Data extract Start Marker

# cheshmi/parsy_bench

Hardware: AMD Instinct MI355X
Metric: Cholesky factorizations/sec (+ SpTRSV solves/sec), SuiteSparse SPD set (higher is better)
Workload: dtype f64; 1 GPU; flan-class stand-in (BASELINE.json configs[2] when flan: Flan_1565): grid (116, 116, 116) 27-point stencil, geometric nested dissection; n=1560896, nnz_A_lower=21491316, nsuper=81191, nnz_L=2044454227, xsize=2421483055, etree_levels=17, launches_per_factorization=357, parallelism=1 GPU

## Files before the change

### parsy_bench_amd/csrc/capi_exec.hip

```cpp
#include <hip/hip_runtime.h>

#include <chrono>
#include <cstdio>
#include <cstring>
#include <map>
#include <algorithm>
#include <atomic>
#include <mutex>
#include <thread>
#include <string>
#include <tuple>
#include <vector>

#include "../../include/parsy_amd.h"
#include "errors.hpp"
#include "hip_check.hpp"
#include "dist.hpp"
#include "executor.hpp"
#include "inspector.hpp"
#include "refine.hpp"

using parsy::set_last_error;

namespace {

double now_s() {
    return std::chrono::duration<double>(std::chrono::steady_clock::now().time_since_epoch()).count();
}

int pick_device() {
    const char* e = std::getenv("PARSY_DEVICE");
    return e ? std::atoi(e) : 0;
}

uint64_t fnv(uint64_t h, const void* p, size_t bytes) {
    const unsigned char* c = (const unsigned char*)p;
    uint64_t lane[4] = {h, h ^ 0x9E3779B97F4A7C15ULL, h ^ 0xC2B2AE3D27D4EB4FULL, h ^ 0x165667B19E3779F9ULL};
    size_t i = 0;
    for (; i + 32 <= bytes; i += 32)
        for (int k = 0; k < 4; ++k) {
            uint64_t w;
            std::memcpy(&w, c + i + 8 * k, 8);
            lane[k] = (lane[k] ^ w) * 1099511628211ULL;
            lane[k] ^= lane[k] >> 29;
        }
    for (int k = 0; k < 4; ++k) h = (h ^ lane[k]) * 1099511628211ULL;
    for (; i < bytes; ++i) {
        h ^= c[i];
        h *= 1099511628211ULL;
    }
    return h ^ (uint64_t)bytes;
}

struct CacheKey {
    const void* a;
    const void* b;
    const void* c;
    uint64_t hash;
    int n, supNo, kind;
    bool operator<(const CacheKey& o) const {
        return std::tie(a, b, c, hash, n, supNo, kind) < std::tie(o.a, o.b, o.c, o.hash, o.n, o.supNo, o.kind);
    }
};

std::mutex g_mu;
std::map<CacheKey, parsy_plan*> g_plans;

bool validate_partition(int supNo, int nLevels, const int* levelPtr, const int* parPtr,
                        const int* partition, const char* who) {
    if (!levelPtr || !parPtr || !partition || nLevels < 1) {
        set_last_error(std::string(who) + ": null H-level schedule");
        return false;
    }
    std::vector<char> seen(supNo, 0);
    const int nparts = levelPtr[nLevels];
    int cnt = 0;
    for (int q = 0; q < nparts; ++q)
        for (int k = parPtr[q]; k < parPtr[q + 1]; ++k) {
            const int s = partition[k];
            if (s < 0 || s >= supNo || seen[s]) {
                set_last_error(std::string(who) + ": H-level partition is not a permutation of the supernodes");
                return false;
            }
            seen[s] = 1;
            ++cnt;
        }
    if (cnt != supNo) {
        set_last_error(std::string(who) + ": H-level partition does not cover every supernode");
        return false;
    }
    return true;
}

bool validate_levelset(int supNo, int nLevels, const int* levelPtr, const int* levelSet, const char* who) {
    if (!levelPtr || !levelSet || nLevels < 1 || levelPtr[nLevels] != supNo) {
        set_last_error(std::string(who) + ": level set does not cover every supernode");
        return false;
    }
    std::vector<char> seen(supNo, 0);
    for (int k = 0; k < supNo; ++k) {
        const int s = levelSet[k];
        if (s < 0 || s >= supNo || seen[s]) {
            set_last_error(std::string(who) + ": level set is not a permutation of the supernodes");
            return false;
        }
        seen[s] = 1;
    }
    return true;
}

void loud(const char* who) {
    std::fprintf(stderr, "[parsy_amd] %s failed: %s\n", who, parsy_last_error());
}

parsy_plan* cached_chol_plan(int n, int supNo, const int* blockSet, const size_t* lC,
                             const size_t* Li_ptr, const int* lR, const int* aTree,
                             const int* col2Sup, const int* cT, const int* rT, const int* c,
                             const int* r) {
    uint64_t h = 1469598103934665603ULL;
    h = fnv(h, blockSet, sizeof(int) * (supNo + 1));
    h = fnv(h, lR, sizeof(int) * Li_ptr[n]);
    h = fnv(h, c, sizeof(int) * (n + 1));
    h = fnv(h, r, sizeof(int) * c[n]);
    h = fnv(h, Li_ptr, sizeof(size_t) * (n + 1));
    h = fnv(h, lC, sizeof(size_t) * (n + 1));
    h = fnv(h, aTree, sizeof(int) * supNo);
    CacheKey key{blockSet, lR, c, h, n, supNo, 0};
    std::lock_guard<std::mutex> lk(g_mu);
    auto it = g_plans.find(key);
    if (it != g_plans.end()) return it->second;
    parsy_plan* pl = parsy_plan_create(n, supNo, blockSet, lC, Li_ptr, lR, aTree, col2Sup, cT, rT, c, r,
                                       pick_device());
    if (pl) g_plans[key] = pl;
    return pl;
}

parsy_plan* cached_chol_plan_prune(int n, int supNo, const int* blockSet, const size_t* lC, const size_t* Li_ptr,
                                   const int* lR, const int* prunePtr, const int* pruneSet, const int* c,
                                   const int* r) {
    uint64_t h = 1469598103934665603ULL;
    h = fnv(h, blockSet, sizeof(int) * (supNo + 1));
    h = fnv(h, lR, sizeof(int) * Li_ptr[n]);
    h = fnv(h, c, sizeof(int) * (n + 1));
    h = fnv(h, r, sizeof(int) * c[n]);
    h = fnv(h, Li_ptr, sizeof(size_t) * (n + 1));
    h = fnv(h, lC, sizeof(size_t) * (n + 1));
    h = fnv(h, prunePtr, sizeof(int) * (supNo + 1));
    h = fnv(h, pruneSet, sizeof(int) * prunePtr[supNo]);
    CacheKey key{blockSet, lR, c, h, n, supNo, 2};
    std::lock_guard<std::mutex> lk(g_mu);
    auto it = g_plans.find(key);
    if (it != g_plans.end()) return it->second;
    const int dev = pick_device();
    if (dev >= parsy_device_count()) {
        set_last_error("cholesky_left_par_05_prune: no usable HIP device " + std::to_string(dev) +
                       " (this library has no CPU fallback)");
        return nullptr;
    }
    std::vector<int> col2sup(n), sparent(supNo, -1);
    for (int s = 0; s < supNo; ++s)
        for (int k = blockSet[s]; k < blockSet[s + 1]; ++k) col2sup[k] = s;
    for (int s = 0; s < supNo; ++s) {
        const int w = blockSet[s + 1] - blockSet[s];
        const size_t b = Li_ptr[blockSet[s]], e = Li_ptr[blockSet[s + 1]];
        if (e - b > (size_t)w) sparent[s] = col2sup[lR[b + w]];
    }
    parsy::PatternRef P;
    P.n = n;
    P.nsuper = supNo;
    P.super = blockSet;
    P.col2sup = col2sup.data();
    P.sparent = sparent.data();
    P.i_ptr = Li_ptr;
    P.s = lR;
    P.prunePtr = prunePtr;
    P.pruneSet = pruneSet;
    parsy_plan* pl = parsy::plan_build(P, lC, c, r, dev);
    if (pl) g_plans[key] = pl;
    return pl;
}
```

Data extract End Marker

Prompt.
Check every line above for the string "levelPtr" and copy those that have it.

Solution to this exercise.
bool validate_partition(int supNo, int nLevels, const int* levelPtr, const int* parPtr,
    if (!levelPtr || !parPtr || !partition || nLevels < 1) {
    const int nparts = levelPtr[nLevels];
bool validate_levelset(int supNo, int nLevels, const int* levelPtr, const int* levelSet, const char* who) {
    if (!levelPtr || !levelSet || nLevels < 1 || levelPtr[nLevels] != supNo) {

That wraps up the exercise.